- [Task]: Below are entries; count the lines containing the string "vector". The answer is that number alone.

Records from a data collection

------------------------

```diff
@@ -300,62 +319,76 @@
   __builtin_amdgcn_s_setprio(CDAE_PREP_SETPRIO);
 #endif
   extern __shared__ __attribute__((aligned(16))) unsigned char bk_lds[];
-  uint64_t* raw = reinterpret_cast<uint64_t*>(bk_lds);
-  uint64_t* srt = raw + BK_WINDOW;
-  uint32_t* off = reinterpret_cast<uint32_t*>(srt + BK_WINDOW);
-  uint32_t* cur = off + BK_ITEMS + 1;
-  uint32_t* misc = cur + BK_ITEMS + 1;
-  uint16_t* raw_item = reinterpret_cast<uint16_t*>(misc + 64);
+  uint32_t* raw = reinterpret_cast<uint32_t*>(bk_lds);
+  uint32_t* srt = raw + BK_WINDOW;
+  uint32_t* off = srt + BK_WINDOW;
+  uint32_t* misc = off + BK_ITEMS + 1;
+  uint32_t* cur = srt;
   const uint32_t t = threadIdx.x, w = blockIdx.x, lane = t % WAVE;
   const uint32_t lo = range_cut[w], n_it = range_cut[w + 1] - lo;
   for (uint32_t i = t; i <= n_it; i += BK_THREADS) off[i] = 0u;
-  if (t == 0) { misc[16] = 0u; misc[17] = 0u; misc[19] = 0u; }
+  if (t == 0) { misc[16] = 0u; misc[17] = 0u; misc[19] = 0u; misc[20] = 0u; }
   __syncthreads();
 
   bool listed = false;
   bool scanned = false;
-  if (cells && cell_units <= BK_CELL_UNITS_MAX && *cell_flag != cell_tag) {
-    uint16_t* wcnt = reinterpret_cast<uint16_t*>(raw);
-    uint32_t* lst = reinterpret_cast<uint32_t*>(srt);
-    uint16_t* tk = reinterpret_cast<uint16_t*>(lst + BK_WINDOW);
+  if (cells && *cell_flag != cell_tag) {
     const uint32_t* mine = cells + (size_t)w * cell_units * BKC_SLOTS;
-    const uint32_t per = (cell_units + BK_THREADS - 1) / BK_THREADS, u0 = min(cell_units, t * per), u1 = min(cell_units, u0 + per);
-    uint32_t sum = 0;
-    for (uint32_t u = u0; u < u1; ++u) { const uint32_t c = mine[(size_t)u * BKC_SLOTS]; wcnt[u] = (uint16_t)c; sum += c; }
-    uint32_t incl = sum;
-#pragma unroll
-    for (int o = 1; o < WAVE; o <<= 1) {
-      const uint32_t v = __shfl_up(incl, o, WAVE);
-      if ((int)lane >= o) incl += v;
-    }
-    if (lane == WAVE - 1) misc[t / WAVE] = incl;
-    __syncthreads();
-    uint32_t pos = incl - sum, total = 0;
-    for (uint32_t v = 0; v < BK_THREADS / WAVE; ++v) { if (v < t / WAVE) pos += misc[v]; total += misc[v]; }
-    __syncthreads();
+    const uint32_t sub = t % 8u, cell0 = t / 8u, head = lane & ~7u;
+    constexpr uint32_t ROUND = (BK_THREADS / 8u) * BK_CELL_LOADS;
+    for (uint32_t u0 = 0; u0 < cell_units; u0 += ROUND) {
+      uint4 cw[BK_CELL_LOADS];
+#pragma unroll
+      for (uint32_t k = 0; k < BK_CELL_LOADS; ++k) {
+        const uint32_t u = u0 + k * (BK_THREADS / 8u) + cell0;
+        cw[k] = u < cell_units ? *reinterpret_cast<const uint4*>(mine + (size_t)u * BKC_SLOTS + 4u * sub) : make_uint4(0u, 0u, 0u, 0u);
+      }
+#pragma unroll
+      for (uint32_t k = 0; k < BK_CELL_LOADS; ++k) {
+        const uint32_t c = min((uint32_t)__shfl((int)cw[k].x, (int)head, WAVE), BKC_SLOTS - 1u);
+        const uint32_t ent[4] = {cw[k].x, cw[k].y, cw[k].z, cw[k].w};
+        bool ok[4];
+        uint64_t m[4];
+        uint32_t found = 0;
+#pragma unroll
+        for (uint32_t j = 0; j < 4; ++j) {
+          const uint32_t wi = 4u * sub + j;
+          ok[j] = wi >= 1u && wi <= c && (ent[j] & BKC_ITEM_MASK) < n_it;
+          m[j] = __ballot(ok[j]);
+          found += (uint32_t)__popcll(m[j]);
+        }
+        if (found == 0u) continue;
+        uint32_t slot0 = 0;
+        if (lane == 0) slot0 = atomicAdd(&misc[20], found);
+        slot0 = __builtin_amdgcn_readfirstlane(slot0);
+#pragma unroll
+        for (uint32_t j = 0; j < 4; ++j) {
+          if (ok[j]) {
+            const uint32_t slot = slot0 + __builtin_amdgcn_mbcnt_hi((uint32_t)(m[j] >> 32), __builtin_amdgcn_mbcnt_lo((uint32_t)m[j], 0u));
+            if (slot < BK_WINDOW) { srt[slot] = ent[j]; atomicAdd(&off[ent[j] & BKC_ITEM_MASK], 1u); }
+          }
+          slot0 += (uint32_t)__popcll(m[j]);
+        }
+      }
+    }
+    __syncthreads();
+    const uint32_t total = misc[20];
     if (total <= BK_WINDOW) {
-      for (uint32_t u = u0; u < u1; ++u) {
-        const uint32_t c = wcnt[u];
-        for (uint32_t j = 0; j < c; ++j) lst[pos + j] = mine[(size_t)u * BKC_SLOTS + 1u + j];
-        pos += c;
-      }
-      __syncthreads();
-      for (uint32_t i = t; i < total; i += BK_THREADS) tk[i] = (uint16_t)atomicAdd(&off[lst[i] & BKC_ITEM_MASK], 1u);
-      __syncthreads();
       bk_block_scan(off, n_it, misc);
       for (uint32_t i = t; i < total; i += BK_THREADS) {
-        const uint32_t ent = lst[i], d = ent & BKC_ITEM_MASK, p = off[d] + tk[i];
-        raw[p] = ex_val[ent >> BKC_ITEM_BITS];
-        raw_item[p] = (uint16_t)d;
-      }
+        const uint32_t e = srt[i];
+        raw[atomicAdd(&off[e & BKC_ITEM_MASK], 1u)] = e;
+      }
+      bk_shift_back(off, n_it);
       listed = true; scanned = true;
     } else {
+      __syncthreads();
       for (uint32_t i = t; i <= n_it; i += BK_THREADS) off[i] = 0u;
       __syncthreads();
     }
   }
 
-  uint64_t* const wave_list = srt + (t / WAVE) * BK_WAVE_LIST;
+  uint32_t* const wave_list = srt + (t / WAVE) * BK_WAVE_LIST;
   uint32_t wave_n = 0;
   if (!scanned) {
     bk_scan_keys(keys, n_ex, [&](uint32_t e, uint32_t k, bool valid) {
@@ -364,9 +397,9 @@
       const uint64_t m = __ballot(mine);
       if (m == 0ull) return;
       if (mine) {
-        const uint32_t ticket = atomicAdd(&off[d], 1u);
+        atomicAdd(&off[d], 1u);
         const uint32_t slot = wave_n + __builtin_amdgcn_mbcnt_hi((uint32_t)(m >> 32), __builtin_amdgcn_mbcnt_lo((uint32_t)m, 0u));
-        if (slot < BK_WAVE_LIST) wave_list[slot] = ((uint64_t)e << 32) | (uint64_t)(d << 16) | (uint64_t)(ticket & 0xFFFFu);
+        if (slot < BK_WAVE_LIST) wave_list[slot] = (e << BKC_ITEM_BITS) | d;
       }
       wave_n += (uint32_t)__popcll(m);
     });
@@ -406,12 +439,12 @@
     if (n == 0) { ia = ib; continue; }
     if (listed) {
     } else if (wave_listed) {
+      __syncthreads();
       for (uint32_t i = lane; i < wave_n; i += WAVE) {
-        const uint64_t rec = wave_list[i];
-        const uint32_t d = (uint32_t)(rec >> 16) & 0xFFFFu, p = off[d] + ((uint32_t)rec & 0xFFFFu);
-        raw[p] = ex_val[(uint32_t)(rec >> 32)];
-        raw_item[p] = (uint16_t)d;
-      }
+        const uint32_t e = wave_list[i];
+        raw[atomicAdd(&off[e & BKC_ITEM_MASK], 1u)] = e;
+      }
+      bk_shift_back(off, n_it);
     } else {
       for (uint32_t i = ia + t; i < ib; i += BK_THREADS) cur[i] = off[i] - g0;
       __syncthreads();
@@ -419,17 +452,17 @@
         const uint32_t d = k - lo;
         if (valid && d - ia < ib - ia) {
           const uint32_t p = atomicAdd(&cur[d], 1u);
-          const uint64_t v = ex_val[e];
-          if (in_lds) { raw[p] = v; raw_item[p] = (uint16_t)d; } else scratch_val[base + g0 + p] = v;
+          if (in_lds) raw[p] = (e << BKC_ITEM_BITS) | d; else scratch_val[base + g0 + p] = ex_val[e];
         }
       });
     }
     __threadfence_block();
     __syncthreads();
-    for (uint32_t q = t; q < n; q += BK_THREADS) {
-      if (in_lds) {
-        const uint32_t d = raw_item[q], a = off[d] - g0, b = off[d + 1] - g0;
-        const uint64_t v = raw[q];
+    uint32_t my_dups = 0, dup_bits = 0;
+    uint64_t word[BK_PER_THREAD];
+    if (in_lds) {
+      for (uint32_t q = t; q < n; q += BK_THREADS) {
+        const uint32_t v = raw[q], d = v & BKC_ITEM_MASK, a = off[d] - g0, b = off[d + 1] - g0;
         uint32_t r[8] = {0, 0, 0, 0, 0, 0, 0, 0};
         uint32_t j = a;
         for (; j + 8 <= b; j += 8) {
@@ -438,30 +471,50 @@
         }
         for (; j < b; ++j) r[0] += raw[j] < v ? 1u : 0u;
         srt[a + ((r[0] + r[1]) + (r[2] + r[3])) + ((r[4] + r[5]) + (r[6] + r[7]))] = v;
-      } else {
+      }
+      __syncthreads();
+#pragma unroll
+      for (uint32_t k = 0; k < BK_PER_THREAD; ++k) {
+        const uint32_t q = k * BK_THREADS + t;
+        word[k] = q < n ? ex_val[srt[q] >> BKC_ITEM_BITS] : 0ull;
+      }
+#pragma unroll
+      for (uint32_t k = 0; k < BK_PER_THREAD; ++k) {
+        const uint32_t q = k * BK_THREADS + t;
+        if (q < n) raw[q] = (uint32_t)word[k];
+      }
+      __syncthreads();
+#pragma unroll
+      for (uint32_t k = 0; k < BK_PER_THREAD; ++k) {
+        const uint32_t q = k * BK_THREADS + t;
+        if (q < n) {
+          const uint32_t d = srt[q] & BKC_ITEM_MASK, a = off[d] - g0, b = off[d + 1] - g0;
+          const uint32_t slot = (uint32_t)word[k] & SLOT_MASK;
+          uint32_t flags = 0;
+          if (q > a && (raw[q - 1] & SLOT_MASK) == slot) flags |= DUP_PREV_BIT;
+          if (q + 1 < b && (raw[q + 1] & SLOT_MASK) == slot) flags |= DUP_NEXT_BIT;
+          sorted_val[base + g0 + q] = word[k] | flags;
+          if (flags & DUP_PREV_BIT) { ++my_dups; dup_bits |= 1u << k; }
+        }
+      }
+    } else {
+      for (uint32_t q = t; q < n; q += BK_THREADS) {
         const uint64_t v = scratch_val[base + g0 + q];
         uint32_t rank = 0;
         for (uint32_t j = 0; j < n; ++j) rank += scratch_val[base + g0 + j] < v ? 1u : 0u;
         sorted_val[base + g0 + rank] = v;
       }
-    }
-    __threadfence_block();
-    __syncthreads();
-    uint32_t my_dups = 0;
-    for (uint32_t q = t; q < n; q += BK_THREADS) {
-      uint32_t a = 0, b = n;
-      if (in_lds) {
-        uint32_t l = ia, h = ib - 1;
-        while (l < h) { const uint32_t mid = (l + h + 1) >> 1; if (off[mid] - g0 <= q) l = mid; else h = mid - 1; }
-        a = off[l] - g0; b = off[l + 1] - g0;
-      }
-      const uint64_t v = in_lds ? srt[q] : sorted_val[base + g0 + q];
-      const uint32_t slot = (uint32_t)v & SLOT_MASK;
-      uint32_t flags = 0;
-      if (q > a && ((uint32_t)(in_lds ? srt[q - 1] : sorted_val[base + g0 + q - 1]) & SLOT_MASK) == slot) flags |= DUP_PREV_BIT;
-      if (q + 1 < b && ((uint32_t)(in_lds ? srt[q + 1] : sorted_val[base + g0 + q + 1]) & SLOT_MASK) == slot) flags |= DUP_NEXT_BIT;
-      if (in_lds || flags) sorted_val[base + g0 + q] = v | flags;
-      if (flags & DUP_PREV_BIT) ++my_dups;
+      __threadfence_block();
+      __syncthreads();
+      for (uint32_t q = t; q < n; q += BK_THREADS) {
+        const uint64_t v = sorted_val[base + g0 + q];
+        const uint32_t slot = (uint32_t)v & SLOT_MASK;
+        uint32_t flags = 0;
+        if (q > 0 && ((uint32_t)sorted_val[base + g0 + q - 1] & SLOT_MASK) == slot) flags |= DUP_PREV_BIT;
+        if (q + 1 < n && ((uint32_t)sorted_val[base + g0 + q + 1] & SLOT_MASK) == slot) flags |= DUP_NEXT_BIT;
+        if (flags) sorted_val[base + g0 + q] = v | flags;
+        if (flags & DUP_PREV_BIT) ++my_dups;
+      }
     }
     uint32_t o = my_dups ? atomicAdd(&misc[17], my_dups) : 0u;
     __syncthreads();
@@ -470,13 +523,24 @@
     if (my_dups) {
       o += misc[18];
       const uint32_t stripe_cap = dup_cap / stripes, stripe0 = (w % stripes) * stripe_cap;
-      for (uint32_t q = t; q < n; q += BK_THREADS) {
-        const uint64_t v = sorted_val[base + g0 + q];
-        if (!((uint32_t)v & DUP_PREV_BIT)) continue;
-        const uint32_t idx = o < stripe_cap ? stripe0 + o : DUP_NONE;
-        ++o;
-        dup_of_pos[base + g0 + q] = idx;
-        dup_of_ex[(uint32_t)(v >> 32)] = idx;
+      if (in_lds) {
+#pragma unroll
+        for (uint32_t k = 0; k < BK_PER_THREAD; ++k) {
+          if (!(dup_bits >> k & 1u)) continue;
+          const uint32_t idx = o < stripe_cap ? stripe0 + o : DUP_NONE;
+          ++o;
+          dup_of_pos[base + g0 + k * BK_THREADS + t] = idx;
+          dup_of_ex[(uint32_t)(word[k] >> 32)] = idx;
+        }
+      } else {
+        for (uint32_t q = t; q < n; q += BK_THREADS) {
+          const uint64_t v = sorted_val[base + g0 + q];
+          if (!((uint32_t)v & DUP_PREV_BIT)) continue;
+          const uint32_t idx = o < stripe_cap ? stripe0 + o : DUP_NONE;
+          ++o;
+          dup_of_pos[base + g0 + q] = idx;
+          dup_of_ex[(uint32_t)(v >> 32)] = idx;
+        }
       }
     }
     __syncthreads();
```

------------------------

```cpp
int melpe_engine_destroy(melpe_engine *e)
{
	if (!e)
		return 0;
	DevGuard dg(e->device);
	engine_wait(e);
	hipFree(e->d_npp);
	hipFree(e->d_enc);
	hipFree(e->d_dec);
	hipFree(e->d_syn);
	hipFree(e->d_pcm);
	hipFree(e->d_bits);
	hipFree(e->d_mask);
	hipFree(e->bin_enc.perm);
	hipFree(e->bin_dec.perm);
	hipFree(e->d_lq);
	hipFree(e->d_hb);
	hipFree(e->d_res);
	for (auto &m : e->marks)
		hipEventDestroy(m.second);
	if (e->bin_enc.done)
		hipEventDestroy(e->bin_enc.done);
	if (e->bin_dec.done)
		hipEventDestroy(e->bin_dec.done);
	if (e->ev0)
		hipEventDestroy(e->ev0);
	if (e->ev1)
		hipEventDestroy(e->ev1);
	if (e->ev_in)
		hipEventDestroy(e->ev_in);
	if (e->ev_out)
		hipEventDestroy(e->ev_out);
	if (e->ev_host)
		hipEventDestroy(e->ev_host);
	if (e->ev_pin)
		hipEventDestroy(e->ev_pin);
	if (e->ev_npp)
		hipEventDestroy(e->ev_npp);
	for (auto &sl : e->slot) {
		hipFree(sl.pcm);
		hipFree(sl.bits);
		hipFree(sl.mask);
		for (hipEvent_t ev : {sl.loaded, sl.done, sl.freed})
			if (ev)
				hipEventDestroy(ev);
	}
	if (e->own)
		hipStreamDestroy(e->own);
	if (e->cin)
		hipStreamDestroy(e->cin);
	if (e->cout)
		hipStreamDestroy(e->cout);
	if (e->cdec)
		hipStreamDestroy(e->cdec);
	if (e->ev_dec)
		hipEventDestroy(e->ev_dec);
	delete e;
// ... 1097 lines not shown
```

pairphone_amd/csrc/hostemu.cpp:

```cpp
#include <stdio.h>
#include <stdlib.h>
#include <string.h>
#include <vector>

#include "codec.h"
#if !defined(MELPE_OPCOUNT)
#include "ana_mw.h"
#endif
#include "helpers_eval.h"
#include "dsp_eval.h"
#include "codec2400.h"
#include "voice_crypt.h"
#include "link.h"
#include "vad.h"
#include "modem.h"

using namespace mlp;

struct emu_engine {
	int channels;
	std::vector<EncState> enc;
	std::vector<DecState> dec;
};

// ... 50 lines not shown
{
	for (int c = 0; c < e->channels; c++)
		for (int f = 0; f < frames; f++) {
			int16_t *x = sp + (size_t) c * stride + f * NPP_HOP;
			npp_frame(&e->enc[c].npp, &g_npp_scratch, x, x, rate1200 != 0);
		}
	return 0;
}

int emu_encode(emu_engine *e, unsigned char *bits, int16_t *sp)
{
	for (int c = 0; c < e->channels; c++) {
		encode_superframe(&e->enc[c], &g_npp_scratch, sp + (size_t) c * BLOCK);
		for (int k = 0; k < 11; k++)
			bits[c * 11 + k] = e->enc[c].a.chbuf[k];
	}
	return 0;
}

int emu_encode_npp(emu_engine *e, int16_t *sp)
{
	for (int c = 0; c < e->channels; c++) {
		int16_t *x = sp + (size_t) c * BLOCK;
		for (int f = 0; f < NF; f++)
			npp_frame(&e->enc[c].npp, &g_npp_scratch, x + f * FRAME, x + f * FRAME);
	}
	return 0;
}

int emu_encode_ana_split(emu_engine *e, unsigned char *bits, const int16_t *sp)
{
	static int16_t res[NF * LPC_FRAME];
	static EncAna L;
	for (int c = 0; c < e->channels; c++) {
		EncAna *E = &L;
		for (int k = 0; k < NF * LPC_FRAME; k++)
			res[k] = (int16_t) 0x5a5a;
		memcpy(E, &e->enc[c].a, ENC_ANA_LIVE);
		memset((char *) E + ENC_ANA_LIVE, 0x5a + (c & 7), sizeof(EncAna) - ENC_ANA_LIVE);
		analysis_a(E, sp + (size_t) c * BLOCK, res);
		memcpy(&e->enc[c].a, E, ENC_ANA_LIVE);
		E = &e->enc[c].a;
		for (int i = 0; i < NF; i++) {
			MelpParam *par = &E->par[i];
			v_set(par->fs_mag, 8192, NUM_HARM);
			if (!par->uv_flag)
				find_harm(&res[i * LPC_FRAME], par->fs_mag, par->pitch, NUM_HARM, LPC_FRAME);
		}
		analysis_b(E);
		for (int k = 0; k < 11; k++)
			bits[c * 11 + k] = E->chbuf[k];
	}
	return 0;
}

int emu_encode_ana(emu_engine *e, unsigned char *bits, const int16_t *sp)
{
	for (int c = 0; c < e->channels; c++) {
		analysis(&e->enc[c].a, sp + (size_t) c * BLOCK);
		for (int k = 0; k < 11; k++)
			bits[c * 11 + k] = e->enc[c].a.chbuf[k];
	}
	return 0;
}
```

------------------------

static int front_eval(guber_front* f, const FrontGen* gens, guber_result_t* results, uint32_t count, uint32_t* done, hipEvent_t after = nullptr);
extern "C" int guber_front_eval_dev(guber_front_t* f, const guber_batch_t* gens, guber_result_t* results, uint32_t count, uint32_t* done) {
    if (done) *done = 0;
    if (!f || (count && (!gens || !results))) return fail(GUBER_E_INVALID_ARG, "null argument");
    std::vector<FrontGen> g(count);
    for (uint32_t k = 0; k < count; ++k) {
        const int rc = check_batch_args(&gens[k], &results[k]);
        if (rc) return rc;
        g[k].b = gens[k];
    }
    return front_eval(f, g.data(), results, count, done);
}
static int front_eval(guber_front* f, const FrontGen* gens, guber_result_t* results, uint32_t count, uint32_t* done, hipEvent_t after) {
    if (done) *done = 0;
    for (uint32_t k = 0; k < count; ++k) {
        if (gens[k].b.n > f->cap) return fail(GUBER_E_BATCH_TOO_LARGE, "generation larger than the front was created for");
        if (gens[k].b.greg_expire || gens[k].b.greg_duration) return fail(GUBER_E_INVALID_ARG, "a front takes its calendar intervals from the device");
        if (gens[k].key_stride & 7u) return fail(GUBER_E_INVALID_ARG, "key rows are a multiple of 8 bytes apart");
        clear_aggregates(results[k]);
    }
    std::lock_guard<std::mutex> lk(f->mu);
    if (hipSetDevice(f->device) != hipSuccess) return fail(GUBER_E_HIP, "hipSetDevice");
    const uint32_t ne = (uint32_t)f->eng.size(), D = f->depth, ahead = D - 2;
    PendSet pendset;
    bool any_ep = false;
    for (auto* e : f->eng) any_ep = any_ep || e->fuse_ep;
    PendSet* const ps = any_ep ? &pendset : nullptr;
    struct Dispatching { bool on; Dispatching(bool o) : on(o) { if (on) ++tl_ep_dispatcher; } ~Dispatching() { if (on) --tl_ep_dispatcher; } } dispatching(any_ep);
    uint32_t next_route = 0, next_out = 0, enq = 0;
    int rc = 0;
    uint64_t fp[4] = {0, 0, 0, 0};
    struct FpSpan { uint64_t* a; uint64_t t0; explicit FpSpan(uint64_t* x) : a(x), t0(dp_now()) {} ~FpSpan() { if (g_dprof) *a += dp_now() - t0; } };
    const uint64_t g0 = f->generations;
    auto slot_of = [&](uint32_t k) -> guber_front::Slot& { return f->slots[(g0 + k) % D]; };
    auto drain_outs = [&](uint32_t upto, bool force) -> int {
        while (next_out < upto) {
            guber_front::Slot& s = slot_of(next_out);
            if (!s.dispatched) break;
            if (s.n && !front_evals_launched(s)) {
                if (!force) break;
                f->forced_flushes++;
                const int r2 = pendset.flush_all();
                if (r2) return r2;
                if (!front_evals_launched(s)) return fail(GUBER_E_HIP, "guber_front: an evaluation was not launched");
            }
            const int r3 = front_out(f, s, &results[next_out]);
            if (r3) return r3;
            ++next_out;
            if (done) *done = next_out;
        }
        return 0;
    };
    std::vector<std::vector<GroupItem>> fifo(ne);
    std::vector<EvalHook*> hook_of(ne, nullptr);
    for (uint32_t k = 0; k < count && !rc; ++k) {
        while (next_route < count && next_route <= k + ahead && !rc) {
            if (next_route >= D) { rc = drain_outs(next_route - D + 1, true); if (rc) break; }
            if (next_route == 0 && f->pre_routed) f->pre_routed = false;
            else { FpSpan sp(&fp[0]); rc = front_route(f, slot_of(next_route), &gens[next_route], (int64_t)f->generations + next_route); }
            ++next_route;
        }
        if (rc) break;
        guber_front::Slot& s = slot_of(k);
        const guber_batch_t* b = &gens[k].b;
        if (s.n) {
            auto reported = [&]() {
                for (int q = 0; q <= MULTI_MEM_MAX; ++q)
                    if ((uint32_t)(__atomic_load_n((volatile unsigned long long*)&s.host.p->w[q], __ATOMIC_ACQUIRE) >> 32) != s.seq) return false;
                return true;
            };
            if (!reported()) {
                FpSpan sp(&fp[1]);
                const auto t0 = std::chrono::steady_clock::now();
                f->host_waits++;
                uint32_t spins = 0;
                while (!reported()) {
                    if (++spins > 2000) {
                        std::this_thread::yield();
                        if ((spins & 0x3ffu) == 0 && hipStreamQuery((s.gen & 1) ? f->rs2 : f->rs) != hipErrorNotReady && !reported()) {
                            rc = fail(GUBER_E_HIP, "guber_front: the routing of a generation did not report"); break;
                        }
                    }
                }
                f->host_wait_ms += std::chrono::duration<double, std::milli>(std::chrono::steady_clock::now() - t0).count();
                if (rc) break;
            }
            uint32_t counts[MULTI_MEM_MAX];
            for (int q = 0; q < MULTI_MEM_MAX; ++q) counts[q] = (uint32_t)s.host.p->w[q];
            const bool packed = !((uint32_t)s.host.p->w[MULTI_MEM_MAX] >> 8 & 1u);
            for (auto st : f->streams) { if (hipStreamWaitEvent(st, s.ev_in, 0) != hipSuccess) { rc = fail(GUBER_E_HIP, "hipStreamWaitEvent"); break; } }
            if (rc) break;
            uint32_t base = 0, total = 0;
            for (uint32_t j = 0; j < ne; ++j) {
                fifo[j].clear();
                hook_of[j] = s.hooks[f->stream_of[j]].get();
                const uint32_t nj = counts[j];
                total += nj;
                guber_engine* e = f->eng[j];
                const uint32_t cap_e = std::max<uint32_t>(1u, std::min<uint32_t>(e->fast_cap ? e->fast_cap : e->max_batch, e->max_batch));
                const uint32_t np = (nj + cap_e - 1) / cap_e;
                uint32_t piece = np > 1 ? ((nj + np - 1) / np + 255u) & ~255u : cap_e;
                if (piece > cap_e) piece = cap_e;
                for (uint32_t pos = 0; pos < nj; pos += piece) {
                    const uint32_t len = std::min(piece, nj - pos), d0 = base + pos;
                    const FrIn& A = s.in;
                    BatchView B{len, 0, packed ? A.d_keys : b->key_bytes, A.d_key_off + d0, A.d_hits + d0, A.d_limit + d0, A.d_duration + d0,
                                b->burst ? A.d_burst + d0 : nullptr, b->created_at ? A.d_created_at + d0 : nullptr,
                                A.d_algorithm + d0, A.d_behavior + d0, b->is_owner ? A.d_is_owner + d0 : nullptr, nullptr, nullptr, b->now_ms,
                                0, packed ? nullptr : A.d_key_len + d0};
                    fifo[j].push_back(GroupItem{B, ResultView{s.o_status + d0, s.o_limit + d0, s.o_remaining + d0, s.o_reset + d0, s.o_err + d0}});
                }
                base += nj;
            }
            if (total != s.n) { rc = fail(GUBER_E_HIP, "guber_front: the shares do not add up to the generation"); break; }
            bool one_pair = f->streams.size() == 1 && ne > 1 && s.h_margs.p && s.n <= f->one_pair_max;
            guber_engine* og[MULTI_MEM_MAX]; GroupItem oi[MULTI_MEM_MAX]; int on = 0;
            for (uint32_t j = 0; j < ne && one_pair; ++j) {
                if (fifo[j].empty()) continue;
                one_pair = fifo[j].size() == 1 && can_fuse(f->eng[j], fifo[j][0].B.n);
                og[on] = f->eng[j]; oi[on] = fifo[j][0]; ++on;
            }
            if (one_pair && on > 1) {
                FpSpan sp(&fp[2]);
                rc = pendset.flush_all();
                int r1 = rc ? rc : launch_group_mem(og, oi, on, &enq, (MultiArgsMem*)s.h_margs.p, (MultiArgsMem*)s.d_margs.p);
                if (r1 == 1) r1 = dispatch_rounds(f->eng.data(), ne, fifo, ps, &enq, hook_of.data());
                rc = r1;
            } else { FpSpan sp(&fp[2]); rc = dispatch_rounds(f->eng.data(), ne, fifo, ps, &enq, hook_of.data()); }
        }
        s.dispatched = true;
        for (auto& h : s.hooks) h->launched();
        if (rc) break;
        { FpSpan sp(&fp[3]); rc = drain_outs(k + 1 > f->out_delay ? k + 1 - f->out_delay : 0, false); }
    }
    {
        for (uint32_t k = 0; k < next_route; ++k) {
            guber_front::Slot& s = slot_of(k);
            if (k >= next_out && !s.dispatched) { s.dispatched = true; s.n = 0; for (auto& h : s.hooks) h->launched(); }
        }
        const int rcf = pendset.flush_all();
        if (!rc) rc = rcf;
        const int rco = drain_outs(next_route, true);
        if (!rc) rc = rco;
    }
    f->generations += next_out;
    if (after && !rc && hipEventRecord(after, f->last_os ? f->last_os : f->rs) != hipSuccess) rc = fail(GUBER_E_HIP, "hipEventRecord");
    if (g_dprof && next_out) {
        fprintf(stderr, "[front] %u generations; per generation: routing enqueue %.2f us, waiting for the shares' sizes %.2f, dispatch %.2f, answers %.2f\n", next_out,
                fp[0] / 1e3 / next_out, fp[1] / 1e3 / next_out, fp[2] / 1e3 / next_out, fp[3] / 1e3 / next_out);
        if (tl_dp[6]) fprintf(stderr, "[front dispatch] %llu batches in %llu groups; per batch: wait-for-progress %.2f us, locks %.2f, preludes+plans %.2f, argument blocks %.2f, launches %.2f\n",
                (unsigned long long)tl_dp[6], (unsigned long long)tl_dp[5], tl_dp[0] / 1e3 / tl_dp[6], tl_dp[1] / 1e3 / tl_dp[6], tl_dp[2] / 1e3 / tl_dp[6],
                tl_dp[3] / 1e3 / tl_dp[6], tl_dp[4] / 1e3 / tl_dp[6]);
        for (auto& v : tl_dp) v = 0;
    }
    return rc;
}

------------------------

- [Your solution]: 6